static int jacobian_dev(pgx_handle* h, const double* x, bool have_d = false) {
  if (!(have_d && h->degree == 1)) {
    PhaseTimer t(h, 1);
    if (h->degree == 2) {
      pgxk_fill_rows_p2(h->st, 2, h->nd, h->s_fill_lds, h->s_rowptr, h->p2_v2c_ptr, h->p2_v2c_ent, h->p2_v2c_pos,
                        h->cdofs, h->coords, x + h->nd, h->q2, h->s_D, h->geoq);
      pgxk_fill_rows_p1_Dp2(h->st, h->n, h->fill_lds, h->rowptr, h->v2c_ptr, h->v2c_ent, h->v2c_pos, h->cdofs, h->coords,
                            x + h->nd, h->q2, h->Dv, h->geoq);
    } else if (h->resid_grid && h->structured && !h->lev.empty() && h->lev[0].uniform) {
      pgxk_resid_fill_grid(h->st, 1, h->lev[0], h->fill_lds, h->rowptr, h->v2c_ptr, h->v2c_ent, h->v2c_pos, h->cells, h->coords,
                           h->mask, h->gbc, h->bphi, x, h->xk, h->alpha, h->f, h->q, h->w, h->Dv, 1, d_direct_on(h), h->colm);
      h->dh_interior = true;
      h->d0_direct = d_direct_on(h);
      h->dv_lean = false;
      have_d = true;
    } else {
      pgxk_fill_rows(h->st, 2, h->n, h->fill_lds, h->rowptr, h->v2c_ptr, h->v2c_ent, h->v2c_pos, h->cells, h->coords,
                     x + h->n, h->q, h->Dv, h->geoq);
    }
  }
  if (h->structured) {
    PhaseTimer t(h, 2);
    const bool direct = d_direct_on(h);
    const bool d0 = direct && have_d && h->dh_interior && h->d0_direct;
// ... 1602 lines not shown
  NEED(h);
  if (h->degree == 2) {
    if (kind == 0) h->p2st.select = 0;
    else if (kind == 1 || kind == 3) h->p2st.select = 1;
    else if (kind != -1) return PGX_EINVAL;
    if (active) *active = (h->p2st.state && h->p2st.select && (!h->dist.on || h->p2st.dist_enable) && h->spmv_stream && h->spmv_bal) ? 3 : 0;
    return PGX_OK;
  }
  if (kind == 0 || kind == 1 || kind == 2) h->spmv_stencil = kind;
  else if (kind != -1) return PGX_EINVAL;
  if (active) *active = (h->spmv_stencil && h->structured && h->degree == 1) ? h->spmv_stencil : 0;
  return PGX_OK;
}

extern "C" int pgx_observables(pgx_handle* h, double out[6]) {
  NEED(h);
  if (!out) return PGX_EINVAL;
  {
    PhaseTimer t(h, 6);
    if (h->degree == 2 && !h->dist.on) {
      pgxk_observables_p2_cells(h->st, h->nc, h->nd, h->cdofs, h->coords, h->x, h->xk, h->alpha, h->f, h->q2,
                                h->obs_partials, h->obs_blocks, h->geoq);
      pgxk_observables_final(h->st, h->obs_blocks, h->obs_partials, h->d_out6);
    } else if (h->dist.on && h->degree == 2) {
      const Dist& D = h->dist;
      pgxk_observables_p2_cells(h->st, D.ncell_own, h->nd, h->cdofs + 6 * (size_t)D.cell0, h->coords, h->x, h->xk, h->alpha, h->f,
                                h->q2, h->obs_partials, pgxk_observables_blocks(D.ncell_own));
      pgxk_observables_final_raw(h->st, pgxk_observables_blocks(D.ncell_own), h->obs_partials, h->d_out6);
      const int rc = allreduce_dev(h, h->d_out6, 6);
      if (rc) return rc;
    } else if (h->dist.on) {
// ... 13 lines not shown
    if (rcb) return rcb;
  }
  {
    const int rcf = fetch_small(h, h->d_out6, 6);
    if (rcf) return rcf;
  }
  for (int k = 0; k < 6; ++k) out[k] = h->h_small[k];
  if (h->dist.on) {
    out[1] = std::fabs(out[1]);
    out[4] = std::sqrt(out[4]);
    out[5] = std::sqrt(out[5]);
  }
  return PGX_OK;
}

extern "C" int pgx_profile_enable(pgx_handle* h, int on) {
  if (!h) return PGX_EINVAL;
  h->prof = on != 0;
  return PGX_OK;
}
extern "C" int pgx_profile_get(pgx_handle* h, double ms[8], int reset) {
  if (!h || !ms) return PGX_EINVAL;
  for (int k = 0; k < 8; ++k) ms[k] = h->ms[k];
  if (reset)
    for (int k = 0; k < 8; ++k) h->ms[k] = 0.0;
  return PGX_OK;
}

--

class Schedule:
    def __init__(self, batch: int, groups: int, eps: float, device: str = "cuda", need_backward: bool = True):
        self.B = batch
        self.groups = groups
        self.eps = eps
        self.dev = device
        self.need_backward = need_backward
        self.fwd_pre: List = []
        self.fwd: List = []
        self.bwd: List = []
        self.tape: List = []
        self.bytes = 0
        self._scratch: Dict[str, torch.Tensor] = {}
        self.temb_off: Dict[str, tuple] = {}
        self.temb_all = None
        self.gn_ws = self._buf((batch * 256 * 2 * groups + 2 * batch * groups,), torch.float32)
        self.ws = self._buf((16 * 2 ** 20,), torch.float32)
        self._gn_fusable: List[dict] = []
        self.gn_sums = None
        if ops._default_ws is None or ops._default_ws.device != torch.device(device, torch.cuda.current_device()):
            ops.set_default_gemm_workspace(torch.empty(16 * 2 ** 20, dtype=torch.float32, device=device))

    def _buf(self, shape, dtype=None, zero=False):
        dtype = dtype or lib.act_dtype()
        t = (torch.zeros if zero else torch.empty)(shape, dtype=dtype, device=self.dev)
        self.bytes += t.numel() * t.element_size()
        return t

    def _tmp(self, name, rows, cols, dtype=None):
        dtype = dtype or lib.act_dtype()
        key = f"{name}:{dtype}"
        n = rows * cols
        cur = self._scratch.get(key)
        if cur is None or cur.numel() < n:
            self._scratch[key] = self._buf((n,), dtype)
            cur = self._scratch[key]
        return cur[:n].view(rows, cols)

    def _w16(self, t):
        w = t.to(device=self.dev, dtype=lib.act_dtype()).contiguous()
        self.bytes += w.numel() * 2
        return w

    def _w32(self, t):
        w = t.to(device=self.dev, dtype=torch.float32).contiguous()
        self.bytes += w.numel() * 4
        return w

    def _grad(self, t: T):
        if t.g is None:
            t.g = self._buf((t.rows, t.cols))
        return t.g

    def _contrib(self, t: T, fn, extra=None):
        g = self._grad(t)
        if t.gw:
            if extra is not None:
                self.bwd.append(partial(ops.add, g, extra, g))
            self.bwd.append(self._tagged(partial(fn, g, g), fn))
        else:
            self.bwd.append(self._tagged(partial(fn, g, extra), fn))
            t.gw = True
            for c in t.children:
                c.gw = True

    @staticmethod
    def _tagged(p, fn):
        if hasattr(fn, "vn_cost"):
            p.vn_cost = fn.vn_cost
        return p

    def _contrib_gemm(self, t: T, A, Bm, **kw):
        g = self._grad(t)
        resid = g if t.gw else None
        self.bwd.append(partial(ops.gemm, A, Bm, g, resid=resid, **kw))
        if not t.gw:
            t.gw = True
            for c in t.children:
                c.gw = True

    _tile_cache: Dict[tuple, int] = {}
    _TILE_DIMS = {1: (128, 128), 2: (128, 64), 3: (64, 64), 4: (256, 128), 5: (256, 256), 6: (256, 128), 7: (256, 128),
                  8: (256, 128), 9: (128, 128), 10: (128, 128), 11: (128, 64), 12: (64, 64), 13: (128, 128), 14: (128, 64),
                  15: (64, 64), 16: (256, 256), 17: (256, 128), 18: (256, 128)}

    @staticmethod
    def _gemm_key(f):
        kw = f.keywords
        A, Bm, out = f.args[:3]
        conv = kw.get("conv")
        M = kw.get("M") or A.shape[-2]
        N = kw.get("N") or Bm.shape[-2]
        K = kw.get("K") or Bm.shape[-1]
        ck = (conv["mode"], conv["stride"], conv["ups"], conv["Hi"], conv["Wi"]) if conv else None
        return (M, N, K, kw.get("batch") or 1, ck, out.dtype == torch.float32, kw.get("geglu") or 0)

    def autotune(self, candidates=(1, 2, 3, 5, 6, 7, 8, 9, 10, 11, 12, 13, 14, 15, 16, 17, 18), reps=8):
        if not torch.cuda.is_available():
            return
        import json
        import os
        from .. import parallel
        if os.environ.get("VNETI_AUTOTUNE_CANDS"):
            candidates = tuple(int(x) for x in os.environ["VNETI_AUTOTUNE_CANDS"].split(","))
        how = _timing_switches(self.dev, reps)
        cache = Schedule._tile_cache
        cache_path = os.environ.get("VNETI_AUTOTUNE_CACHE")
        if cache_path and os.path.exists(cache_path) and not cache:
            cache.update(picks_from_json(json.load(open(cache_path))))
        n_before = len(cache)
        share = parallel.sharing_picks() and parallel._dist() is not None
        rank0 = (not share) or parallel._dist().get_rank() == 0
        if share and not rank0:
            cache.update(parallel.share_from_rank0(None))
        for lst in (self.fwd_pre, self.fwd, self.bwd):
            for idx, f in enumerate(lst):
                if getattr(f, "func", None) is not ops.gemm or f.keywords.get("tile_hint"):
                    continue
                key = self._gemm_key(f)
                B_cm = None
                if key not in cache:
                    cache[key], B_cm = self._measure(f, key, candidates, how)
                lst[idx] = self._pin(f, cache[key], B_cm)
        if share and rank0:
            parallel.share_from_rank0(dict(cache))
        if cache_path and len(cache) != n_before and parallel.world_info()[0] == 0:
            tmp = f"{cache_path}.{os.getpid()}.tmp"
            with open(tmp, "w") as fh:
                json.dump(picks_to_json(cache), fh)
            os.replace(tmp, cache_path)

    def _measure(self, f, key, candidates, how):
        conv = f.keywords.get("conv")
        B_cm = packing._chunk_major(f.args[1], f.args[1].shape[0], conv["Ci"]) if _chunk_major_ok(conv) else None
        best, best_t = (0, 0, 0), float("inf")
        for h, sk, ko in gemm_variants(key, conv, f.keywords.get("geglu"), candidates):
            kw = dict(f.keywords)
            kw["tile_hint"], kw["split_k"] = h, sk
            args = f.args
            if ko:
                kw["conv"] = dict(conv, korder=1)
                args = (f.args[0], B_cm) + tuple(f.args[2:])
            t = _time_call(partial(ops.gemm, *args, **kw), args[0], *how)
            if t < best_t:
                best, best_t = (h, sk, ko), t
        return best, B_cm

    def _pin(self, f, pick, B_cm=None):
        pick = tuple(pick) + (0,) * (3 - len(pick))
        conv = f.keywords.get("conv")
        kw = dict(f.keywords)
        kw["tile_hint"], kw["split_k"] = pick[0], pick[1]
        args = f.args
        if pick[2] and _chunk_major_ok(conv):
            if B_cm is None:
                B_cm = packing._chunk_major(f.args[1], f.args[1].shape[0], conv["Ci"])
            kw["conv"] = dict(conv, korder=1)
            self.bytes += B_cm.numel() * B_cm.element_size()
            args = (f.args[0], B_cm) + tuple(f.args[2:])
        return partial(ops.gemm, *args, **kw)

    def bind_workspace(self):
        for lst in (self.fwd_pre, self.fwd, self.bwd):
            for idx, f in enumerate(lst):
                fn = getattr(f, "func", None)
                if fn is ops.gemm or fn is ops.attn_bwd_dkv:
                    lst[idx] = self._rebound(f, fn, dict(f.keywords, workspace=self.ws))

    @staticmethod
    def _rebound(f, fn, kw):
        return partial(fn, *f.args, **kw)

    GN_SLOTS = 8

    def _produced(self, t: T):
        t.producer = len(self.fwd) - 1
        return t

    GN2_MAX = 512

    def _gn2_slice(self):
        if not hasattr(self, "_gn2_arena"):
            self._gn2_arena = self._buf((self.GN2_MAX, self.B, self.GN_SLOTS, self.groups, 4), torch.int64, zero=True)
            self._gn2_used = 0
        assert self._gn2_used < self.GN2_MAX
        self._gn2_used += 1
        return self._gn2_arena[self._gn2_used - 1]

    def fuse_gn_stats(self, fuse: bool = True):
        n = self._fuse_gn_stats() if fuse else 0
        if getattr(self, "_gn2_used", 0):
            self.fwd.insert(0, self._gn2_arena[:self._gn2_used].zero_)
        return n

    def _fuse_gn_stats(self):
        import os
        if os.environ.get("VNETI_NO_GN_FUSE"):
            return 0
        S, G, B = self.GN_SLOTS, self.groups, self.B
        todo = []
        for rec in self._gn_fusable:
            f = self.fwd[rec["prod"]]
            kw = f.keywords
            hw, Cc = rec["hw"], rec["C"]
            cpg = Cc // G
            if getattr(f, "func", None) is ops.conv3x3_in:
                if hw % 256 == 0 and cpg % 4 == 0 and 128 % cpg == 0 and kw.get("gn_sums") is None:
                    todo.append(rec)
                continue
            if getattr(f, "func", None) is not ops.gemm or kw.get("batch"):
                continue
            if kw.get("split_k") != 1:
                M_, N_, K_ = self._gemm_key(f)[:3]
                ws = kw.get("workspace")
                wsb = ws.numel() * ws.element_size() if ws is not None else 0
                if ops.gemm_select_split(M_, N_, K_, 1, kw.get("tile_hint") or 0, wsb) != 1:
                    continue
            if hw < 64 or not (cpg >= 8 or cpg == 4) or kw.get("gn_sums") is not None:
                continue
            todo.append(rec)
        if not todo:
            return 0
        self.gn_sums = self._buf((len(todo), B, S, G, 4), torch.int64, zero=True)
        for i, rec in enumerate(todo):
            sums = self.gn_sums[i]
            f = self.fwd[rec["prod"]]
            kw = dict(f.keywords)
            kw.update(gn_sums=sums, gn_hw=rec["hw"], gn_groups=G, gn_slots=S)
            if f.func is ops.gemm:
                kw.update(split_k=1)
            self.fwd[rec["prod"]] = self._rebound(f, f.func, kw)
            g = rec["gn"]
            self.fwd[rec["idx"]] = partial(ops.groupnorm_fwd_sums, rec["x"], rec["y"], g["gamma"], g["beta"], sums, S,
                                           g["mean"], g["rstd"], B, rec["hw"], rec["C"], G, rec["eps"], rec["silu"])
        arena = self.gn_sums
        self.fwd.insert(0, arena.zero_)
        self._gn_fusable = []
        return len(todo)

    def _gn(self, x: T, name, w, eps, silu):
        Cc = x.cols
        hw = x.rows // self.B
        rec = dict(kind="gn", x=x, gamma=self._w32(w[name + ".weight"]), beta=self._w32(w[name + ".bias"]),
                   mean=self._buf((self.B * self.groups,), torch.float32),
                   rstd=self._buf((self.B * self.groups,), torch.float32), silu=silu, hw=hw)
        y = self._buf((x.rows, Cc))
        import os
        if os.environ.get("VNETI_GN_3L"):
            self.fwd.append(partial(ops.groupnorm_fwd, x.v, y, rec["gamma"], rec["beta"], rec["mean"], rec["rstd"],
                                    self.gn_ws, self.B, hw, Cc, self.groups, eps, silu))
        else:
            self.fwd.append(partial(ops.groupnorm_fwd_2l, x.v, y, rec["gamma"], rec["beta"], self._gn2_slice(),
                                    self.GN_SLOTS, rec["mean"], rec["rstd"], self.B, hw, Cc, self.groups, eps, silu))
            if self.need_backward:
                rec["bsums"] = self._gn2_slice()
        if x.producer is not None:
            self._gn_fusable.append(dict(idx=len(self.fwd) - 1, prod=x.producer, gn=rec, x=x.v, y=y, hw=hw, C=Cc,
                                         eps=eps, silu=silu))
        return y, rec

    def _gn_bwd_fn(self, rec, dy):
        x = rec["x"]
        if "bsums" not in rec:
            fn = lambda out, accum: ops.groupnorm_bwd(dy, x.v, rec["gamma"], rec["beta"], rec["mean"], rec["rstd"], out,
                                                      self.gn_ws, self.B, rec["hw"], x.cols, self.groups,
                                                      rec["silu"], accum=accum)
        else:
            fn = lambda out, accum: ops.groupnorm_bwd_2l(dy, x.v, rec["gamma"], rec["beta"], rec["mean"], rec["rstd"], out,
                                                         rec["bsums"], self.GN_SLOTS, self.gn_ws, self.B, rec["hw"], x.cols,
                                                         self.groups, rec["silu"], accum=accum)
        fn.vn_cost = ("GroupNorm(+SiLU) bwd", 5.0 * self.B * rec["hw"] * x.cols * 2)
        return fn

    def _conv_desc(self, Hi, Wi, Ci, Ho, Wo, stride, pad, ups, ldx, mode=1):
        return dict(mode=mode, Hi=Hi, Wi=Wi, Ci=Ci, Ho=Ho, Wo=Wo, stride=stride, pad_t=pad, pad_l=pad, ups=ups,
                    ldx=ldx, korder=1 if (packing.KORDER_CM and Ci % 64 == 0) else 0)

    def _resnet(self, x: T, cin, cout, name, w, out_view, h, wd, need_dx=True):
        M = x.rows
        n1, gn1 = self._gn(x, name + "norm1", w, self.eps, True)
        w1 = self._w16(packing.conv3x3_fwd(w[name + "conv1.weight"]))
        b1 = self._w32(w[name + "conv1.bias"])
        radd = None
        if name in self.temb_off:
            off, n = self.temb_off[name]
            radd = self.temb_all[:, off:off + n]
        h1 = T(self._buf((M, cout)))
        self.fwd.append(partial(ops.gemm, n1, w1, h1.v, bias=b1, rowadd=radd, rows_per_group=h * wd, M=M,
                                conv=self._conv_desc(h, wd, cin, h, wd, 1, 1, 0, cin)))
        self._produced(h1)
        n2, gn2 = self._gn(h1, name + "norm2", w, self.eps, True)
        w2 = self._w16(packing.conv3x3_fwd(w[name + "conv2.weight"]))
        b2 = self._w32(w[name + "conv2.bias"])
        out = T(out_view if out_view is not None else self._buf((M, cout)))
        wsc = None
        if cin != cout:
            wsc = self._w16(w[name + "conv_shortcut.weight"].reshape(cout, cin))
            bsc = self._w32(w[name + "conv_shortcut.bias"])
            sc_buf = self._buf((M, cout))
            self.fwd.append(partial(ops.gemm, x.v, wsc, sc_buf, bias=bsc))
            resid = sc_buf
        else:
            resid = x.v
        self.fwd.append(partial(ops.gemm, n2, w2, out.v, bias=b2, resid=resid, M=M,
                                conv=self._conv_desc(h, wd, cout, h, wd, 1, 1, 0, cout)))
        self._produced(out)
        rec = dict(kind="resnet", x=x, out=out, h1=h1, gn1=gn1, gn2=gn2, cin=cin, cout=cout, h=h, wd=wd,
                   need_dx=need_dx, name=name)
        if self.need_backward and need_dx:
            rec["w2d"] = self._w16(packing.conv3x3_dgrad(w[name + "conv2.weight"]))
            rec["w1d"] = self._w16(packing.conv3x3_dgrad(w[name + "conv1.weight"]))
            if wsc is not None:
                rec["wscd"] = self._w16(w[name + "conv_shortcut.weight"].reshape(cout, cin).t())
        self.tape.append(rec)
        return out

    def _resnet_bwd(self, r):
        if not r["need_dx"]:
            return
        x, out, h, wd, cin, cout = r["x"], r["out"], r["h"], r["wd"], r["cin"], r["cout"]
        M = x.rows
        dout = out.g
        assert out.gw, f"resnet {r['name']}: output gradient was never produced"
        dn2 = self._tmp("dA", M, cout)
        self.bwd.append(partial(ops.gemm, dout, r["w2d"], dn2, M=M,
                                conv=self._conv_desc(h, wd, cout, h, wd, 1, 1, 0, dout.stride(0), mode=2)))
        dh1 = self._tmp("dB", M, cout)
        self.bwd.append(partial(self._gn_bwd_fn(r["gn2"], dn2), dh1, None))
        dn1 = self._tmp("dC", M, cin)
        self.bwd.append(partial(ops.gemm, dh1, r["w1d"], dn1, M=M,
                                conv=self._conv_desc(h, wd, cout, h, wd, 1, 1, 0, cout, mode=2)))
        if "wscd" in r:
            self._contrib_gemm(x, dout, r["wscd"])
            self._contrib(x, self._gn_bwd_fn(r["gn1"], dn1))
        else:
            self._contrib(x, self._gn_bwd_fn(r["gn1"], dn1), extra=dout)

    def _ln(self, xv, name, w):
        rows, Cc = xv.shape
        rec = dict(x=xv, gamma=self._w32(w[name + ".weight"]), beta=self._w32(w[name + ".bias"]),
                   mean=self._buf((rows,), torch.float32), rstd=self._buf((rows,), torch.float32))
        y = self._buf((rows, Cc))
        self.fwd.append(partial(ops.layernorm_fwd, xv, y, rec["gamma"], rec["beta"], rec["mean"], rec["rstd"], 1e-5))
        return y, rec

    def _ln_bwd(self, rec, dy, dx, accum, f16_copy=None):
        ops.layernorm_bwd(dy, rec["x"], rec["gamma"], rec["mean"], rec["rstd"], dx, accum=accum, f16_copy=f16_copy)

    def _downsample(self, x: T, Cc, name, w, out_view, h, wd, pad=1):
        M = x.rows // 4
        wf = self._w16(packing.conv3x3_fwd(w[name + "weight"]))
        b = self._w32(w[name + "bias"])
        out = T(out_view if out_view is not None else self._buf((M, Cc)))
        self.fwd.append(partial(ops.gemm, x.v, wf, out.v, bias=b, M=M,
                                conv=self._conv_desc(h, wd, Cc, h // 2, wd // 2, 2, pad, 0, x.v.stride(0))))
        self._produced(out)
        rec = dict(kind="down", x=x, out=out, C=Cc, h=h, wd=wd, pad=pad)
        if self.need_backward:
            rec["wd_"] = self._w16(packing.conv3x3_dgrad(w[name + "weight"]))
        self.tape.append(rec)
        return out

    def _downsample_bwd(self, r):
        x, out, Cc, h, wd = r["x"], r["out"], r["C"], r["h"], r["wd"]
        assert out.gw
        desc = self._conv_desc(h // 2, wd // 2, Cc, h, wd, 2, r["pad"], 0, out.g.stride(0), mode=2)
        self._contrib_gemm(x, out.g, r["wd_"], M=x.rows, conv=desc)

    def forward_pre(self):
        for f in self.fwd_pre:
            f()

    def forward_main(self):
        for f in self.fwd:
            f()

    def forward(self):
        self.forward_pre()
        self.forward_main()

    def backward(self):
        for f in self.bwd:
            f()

■ What you will do ■
Search the data above for lines holding "shown" and copy each of them.

■ Answer box ■
// ... 1602 lines not shown
// ... 13 lines not shown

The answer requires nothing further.